## What is expected
A single number is required: how many lines below include the string "clast".

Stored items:

## Swizzle wgrad LDS layouts and reorder 48-channel tile enumeration to cut bank conflicts

Changes the LDS layout of the channels-last weight-gradient kernel. P rows are XOR-swizzled for RW=2, and Q rows get a 64-channel XOR swizzle or a blocked 48-channel layout with per-row flipping. A custom half-tile enumeration table is used for CW=48, NTC=3, with the matching host-side map in Python. The aim is fewer LDS bank conflicts in the MFMA fragment loads. A layout query API is added for verification, and the extra address arithmetic plus the Python/device mapping consistency are added risks.

```diff
diff --git a/include/remfx_hip.h b/include/remfx_hip.h
--- a/include/remfx_hip.h
+++ b/include/remfx_hip.h
@@ -406,6 +406,14 @@
 int64_t rfx_cl_wgrad_ws_floats(const rfx_cl_wgrad_desc* d);
 int rfx_cl_wgrad(const rfx_cl_wgrad_desc* d, void* stream);
 int rfx_cl_wgrad_variant(const rfx_cl_wgrad_desc* d);
+typedef struct rfx_cl_wgrad_lane {
+  int32_t a_addr[3][2];
+  int32_t b_addr[2][2], b_half[2], b_cg[2], b_tc[2], b_tr[2], b_row[2];
+  int32_t dma_row, dma_addr, dma_pos, dma_ch, dma_zero;
+  int32_t p_slot_bytes, q_row_bytes, q_rows, pieces, halo;
+} rfx_cl_wgrad_lane;
+int rfx_cl_wgrad_layout(const rfx_cl_wgrad_desc* d, int32_t dt, int32_t wave, int32_t lane, int32_t ks, int32_t piece,
+                        rfx_cl_wgrad_lane* out);
 int rfx_cl_wgrad_reduce(const float* ws, const int32_t* map, int64_t nmap, int32_t S, int32_t DT, int32_t RW, int32_t WK, float* dw,
                         int64_t wn, float* db, int32_t accumulate, void* stream);
 
diff --git a/remfx_amd/_lib.py b/remfx_amd/_lib.py
--- a/remfx_amd/_lib.py
+++ b/remfx_amd/_lib.py
@@ -109,6 +109,13 @@
                [(n, C.c_int32) for n in ("N", "OA", "IA", "B", "SA", "da0", "NTR", "NTC", "db0", "db_step", "M", "Cq", "CW", "RW", "WK",
                                          "S", "ahead", "bias", "PW")] + \
                [("ws", C.c_void_p)]
+
+
+class ClWgradLane(C.Structure):
+    _fields_ = [("a_addr", (C.c_int32 * 2) * 3), ("b_addr", (C.c_int32 * 2) * 2)] + \
+               [(n, C.c_int32 * 2) for n in ("b_half", "b_cg", "b_tc", "b_tr", "b_row")] + \
+               [(n, C.c_int32) for n in ("dma_row", "dma_addr", "dma_pos", "dma_ch", "dma_zero", "p_slot_bytes", "q_row_bytes", "q_rows",
+                                         "pieces", "halo")]
 
 
 _P, _I32, _I64 = C.c_void_p, C.c_int32, C.c_int64
@@ -245,6 +252,7 @@
     "rfx_cl_wgrad_ws_floats": [_P],
     "rfx_cl_wgrad": [_P, _P],
     "rfx_cl_wgrad_variant": [_P],
+    "rfx_cl_wgrad_layout": [_P, _I32, _I32, _I32, _I32, _I32, _P],
     "rfx_cl_wgrad_reduce": [_P, _P, _I64, _I32, _I32, _I32, _I32, _P, _I64, _P, _I32, _P],
     "rfx_cl_from_cm": [_P, _I32, _I64, _I64, _I64, _I32, _I32, _I32, _I32, C.POINTER(ClTensor), C.POINTER(ClTensor), C.POINTER(ClTensor),
                        _I32, _P],
diff --git a/remfx_amd/clast.py b/remfx_amd/clast.py
--- a/remfx_amd/clast.py
+++ b/remfx_amd/clast.py
@@ -359,6 +359,19 @@
         self.map = self._build_map(widx)
         self._dev = {}
 
+    HALF9 = (((0, 0), (0, 1), (1, 0), (1, 1), (2, 0), (2, 1), (0, 2), (1, 2), (2, 2)),
+             ((2, 1), (0, 0), (0, 1), (1, 1), (1, 2), (1, 0), (2, 0), (0, 2), (2, 2)))
+
+    def half(self, hh):
+        NCG = self.CW // 16
+        if self.CW == 48 and self.NTC == 3:
+            tab = np.array(self.HALF9, dtype=np.int64)
+            tr, i = hh // 9, hh % 9
+            e = tab[tr & 1, i]
+            return e[..., 1], e[..., 0], tr
+        cgl, tt = hh % NCG, hh // NCG
+        return cgl, tt % self.NTC, tt // self.NTC
+
     def _build_map(self, widx):
         RW, NT, WC = self.RW, 2, self.WC
         NCG = self.CW // 16
@@ -370,8 +383,7 @@
         l31 = lane & 31
         tile = cw * NT + t
         hh = 2 * tile + (l31 >> 4)
-        cgl, tt = hh % NCG, hh // NCG
-        tc, tr = tt % self.NTC, tt // self.NTC
+        cgl, tc, tr = self.half(hh)
         c = ct * self.CW + cgl * 16 + (l31 & 15)
         ok = (hh < HN) & (m < self.M) & (c < self.Cq)
         idx = widx(np.minimum(m, self.M - 1), np.minimum(tr, self.NTR - 1), tc, np.minimum(c, self.Cq - 1))
diff --git a/remfx_amd/csrc/cl_wgrad.hip b/remfx_amd/csrc/cl_wgrad.hip
--- a/remfx_amd/csrc/cl_wgrad.hip
+++ b/remfx_amd/csrc/cl_wgrad.hip
@@ -4,6 +4,7 @@
 #define RFX_CLW_DBG_BUILD 0
 #endif
 #define CLW_DBG RFX_CLW_DBG_BUILD
+#define CLW_IDENT ((CLW_DBG & 32) != 0)
 #include <stdlib.h>
 
 struct ClWgK {
@@ -13,8 +14,114 @@
   int32_t NP, NQ, TP, PPW;
   int32_t PSLOT, QROWB, QROWP, R, PD, PRE, HB;
   int32_t HN, NCG, bias_tile;
+  int32_t QL, QFLIP, ENUM9;
   uint32_t p_bytes, q_bytes;
 };
+
+enum { CLW_QL_ROWS = 0, CLW_QL_X64 = 1, CLW_QL_B48 = 2 };
+
+template <int RW>
+__host__ __device__ __forceinline__ int clw_p_off(int pos, int ch) {
+  if (RW == 2 && !CLW_IDENT) ch ^= (pos & 2) << 1;
+  return pos * (64 * RW) + (ch << 4);
+}
+template <int RW>
+__host__ __device__ __forceinline__ void clw_p_at(int o, int& pos, int& ch) {
+  pos = o / (64 * RW);
+  ch = (o - pos * (64 * RW)) >> 4;
+  if (RW == 2 && !CLW_IDENT) ch ^= (pos & 2) << 1;
+}
+__host__ __device__ __forceinline__ int clw_q_off(int ql, int rowp, int x, int ch, int flip) {
+  if (ql == CLW_QL_X64) return x * 128 + ((ch ^ ((x & 2) << 1)) << 4);
+  if (ql == CLW_QL_B48) return (x >> 3) * 768 + (((((x >> 2) & 1) ^ flip) * 24 + (ch >> 1) * 8 + (x & 3) * 2 + (ch & 1)) << 4);
+  return x * rowp + (ch << 4);
+}
+__host__ __device__ __forceinline__ void clw_q_at(int ql, int rowp, int o, int flip, int& x, int& ch) {
+  if (ql == CLW_QL_B48) {
+    const int blk = o / 768;
+    int k = (o - blk * 768) >> 4;
+    const int w = k / 24;
+    k -= w * 24;
+    x = blk * 8 + ((w ^ flip) << 2) + ((k & 7) >> 1);
+    ch = (k >> 3) * 2 + (k & 1);
+    return;
+  }
+  x = o / rowp;
+  ch = (o - x * rowp) >> 4;
+  if (ql == CLW_QL_X64) ch ^= (x & 2) << 1;
+}
+
+__host__ __device__ __forceinline__ void clw_half(const ClWgK& g, int hh, int& cgl, int& tc, int& tr) {
+  if (g.ENUM9) {
+    tr = hh / 9;
+    const unsigned long long tab = (tr & 1) ? 0xA28465109ull : 0xA62985410ull;
+    const int v = (int)(tab >> (4 * (hh - tr * 9))) & 15;
+    cgl = v & 3;
+    tc = v >> 2;
+    return;
+  }
+  cgl = hh % g.NCG;
+  const int tt = hh / g.NCG;
+  tc = tt % g.d.NTC;
+  tr = tt / g.d.NTC;
+}
+
+struct ClwPiece {
+  int prow, lds_off;
+  int pos, cb;
+  bool ok;
+};
+template <int RW>
+__host__ __device__ __forceinline__ ClwPiece clw_piece(const ClWgK& g, int mt, int ct, int wave, int lane, int i) {
+  const rfx_cl_wgrad_desc& d = g.d;
+  ClwPiece r;
+  int e = wave + 8 * i, ch;
+  e = e < g.TP ? e : g.TP - 1;
+  if (e < g.NP) {
+    r.prow = -1;
+    r.lds_off = e * 1024;
+    clw_p_at<RW>(e * 1024 + lane * 16, r.pos, ch);
+    r.cb = ch << 4;
+    r.ok = r.pos < d.PW && (mt * 32 * RW + (r.cb >> 1)) < d.M;
+  } else {
+    const int qe = e - g.NP;
+    const int rr = qe / g.NQ, qi = qe - rr * g.NQ;
+    r.prow = rr;
+    r.lds_off = rr * g.QROWB + qi * 1024;
+    clw_q_at(g.QL, g.QROWP, qi * 1024 + lane * 16, g.QFLIP & rr & 1, r.pos, ch);
+    r.cb = ch << 4;
+    r.ok = r.pos < d.PW + 2 * g.HB && (ct * d.CW + (r.cb >> 1)) < d.Cq;
+  }
+  return r;
+}
+
+template <int RW>
+__host__ __device__ __forceinline__ void clw_a_addr(int lane, uint32_t (&a)[RW]) {
+  const int gq = lane >> 4, i16 = lane & 15;
+  const int rowhalf = gq & 1, khalf = gq >> 1, s_e = i16 >> 2, q4 = i16 & 3;
+#pragma unroll
+  for (int r = 0; r < RW; ++r) a[r] = (uint32_t)(clw_p_off<RW>(8 * khalf + s_e, r * 4 + rowhalf * 2 + (q4 >> 1)) + (q4 & 1) * 8);
+}
+struct ClwB {
+  int hh, cgl, tc, tr, flip;
+  uint32_t lo;
+  int32_t hi;
+};
+__host__ __device__ __forceinline__ ClwB clw_b_addr(const ClWgK& g, int cw, int t, int lane) {
+  const rfx_cl_wgrad_desc& d = g.d;
+  const int gq = lane >> 4, i16 = lane & 15;
+  const int rowhalf = gq & 1, khalf = gq >> 1, s_e = i16 >> 2, q4 = i16 & 3;
+  ClwB b;
+  b.hh = 2 * (cw * 2 + t) + rowhalf;
+  b.hh = b.hh < g.HN ? b.hh : g.HN - 1;
+  clw_half(g, b.hh, b.cgl, b.tc, b.tr);
+  const int cpm0 = (d.SA - d.NTR + 2 * g.R) % g.R;
+  b.flip = g.QFLIP & (cpm0 + b.tr) & 1;
+  const int x = g.HB + d.db0 + b.tc * d.db_step + 8 * khalf + s_e, ch = b.cgl * 2 + (q4 >> 1);
+  b.lo = (uint32_t)(clw_q_off(g.QL, g.QROWP, x, ch, b.flip) + (q4 & 1) * 8);
+  b.hi = clw_q_off(g.QL, g.QROWP, x + 4, ch, b.flip) + (q4 & 1) * 8 - (int32_t)b.lo;
+  return b;
+}
 
 #define CL_WG_MAXP 6
 
@@ -68,42 +175,29 @@
   int lds_off[CL_WG_MAXP], prow[CL_WG_MAXP];
 #pragma unroll
   for (int i = 0; i < CL_WG_MAXP; ++i) {
-    int e = wave + 8 * i;
-    e = e < g.TP ? e : g.TP - 1;
-    if (e < g.NP) {
-      prow[i] = -1;
-      lds_off[i] = e * 1024;
-      const int o = e * 1024 + lane * 16;
-      const int pos = o / PROWB, cb = o - pos * PROWB;
-      const bool ok = pos < PW && (mt * 32 * RW + (cb >> 1)) < d.M;
-      rel[i] = ok ? (int32_t)((pos * d.p.bs + d.p.c0 + mt * 32 * RW) * 2 + cb) : (int32_t)CL_OOB;
+    const ClwPiece pc = clw_piece<RW>(g, mt, ct, wave, lane, i);
+    prow[i] = pc.prow;
+    lds_off[i] = pc.lds_off;
+    if (pc.prow < 0) {
+      rel[i] = pc.ok ? (int32_t)((pc.pos * d.p.bs + d.p.c0 + mt * 32 * RW) * 2 + pc.cb) : (int32_t)CL_OOB;
       bpos[i] = 0;
     } else {
-      const int qe = e - g.NP;
-      const int rr = qe / g.NQ, qi = qe - rr * g.NQ;
-      prow[i] = rr;
-      lds_off[i] = rr * g.QROWB + qi * 1024;
-      const int o = qi * 1024 + lane * 16;
-      const int pos = o / g.QROWP, cb = o - pos * g.QROWP;
-      const bool ok = pos < PW + 2 * g.HB && (ct * d.CW + (cb >> 1)) < d.Cq;
-      rel[i] = ok ? (int32_t)(((pos - g.HB) * d.q.bs + d.q.c0 + ct * d.CW) * 2 + cb) : (int32_t)CL_OOB;
-      bpos[i] = ok ? pos - g.HB : 0x40000000;
-    }
-  }
-
-  const int gq = lane >> 4, i16 = lane & 15;
-  const int rowhalf = gq & 1, khalf = gq >> 1, s_e = i16 >> 2, q4 = i16 & 3;
-  const uint32_t a0 = (uint32_t)((8 * khalf + s_e) * PROWB + rowhalf * 32 + q4 * 8);
+      rel[i] = pc.ok ? (int32_t)(((pc.pos - g.HB) * d.q.bs + d.q.c0 + ct * d.CW) * 2 + pc.cb) : (int32_t)CL_OOB;
+      bpos[i] = pc.ok ? pc.pos - g.HB : 0x40000000;
+    }
+  }
+
+  uint32_t a0[RW];
+  clw_a_addr<RW>(lane, a0);
   int rtap[NT];
   uint32_t bconst[NT];
+  int32_t bhi[NT];
 #pragma unroll
   for (int t = 0; t < NT; ++t) {
-    int hh = 2 * (cw * NT + t) + rowhalf;
-    hh = hh < g.HN ? hh : 0;
-    const int cgl = hh % g.NCG, tt = hh / g.NCG;
-    const int tc = tt % d.NTC;
-    rtap[t] = tt / d.NTC;
-    bconst[t] = (uint32_t)((g.HB + d.db0 + tc * d.db_step + 8 * khalf + s_e) * g.QROWP + cgl * 32 + q4 * 8);
+    const ClwB b = clw_b_addr(g, cw, t, lane);
+    rtap[t] = b.tr;
+    bconst[t] = b.lo;
+    bhi[t] = b.hi;
   }
   const bool ones_wave = d.bias && g.bias_tile >= 0 && (g.bias_tile / NT) == cw;
   const int ones_t = g.bias_tile % NT;
@@ -174,14 +268,14 @@
   auto frags = [&](int ks, const unsigned char* pb, const unsigned char* const (&qb)[NT], cl_bf16x8 (&af)[RW], cl_bf16x8 (&bf)[NT], int i) {
 #pragma unroll
     for (int r = 0; r < RW; ++r)
-      af[r] = (CLW_DBG & 2) ? __builtin_bit_cast(cl_bf16x8, make_uint4(lane, r, ks, i)) : clw_frag(pb + ks * 16 * PROWB + r * 64, 4 * PROWB);
+      af[r] = (CLW_DBG & 2) ? __builtin_bit_cast(cl_bf16x8, make_uint4(lane, r, ks, i)) : clw_frag(pb + a0[r] + ks * 16 * PROWB, 4 * PROWB);
 #pragma unroll
     for (int t = 0; t < NT; ++t) {
       if (ones_wave && t == ones_t) {
         const clw_s16x8 one = {0x3f80, 0x3f80, 0x3f80, 0x3f80, 0x3f80, 0x3f80, 0x3f80, 0x3f80};
         bf[t] = __builtin_bit_cast(cl_bf16x8, one);
       } else {
-        bf[t] = (CLW_DBG & 2) ? __builtin_bit_cast(cl_bf16x8, make_uint4(lane, t, ks, i)) : clw_frag(qb[t] + ks * 16 * g.QROWP, 4 * g.QROWP);
+        bf[t] = (CLW_DBG & 2) ? __builtin_bit_cast(cl_bf16x8, make_uint4(lane, t, ks, i)) : clw_frag(qb[t] + ks * 16 * g.QROWP, bhi[t]);
       }
     }
   };
@@ -193,7 +287,7 @@
     if (!late && iu < L) issue_next();
     __builtin_amdgcn_sched_barrier(0);
     if (it_c.pre == 0 && !(CLW_DBG & 4)) {
-      const unsigned char* pb = pbase_lds + ps_c * g.PSLOT + a0;
+      const unsigned char* pb = pbase_lds + ps_c * g.PSLOT;
       const unsigned char* qb[NT];
 #pragma unroll
       for (int t = 0; t < NT; ++t) {
@@ -272,6 +366,9 @@
   k.PD = d.ahead + 1;
   k.R = ((d.NTR + d.ahead * d.SA + d.SA - 1) / d.SA) * d.SA;
   if ((k.PD - 2) * k.PPW > 24 && k.PD > 2) return -1;
+  k.QL = CLW_IDENT ? CLW_QL_ROWS : d.CW == 64 ? CLW_QL_X64 : (d.CW == 48 && ((d.PW + 2 * hb + 7) / 8) * 768 <= k.QROWB) ? CLW_QL_B48 : CLW_QL_ROWS;
+  k.QFLIP = k.QL == CLW_QL_B48 && d.SA % 2 == 0;
+  k.ENUM9 = d.CW == 48 && d.NTC == 3;
   const int64_t pb = ((int64_t)(d.OA - 1) * d.p.as + (int64_t)d.B * d.p.bs) * 2;
   const int64_t qb = ((int64_t)(d.IA - 1) * d.q.as + (int64_t)d.B * d.q.bs) * 2;
   if (pb <= 0 || qb <= 0 || pb >= 0x7fffffffLL || qb >= 0x7fffffffLL) return -1;
@@ -324,6 +421,44 @@
 }
 extern "C" int rfx_cl_wgrad(const rfx_cl_wgrad_desc* dp, void* stream) { return clw_run(dp, stream, false); }
 extern "C" int rfx_cl_wgrad_variant(const rfx_cl_wgrad_desc* dp) { return clw_run(dp, nullptr, true); }
+
+template <int RW>
+static void clw_view(const ClWgK& k, int dt, int wave, int lane, int ks, int piece, rfx_cl_wgrad_lane* o) {
+  const rfx_cl_wgrad_desc& d = k.d;
+  const int WC = 8 / d.WK, cw = wave % WC, mt = dt / k.CTn, ct = dt - mt * k.CTn;
+  uint32_t a[RW];
+  clw_a_addr<RW>(lane, a);
+  for (int r = 0; r < 3; ++r)
+    for (int h = 0; h < 2; ++h) o->a_addr[r][h] = r < RW ? (int32_t)a[r] + (ks * 16 + h * 4) * 64 * RW : -1;
+  const bool ones_wave = d.bias && k.bias_tile >= 0 && (k.bias_tile / 2) == cw;
+  const int cpm0 = (d.SA - d.NTR + 2 * k.R) % k.R;
+  for (int t = 0; t < 2; ++t) {
+    const ClwB b = clw_b_addr(k, cw, t, lane);
+    const bool ones = ones_wave && t == k.bias_tile % 2;
+    const bool live = 2 * (cw * 2 + t) + ((lane >> 4) & 1) < k.HN;
+    o->b_half[t] = ones ? -1 : live ? b.hh : -2;
+    o->b_cg[t] = b.cgl, o->b_tc[t] = b.tc, o->b_tr[t] = b.tr;
+    o->b_row[t] = (cpm0 + b.tr) % k.R;
+    o->b_addr[t][0] = (int32_t)b.lo + ks * 16 * k.QROWP;
+    o->b_addr[t][1] = o->b_addr[t][0] + b.hi;
+  }
+  o->p_slot_bytes = k.PSLOT, o->q_row_bytes = k.QROWB, o->q_rows = k.R, o->pieces = k.PPW, o->halo = k.HB;
+  const ClwPiece pc = clw_piece<RW>(k, mt, ct, wave, lane, piece);
+  o->dma_row = pc.prow < 0 ? -1 : pc.prow;
+  o->dma_addr = (pc.prow < 0 ? pc.lds_off : pc.lds_off - pc.prow * k.QROWB) + lane * 16;
+  o->dma_zero = !pc.ok;
+  o->dma_pos = pc.prow < 0 ? pc.pos : pc.pos - k.HB;
+  o->dma_ch = pc.cb >> 1;
+}
+extern "C" int rfx_cl_wgrad_layout(const rfx_cl_wgrad_desc* dp, int32_t dt, int32_t wave, int32_t lane, int32_t ks, int32_t piece,
+                                   rfx_cl_wgrad_lane* out) {
+  ClWgK k;
+  if (!dp || !out || clw_geometry(*dp, k)) return -1;
+  if (dt < 0 || dt >= k.DT || wave < 0 || wave > 7 || lane < 0 || lane > 63 || ks < 0 || ks >= dp->PW / 16 || piece < 0 || piece >= k.PPW) return -1;
+  if (dp->RW == 3) clw_view<3>(k, dt, wave, lane, ks, piece, out);
+  else clw_view<2>(k, dt, wave, lane, ks, piece, out);
+  return 0;
+}
 
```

## Output of the exercise
3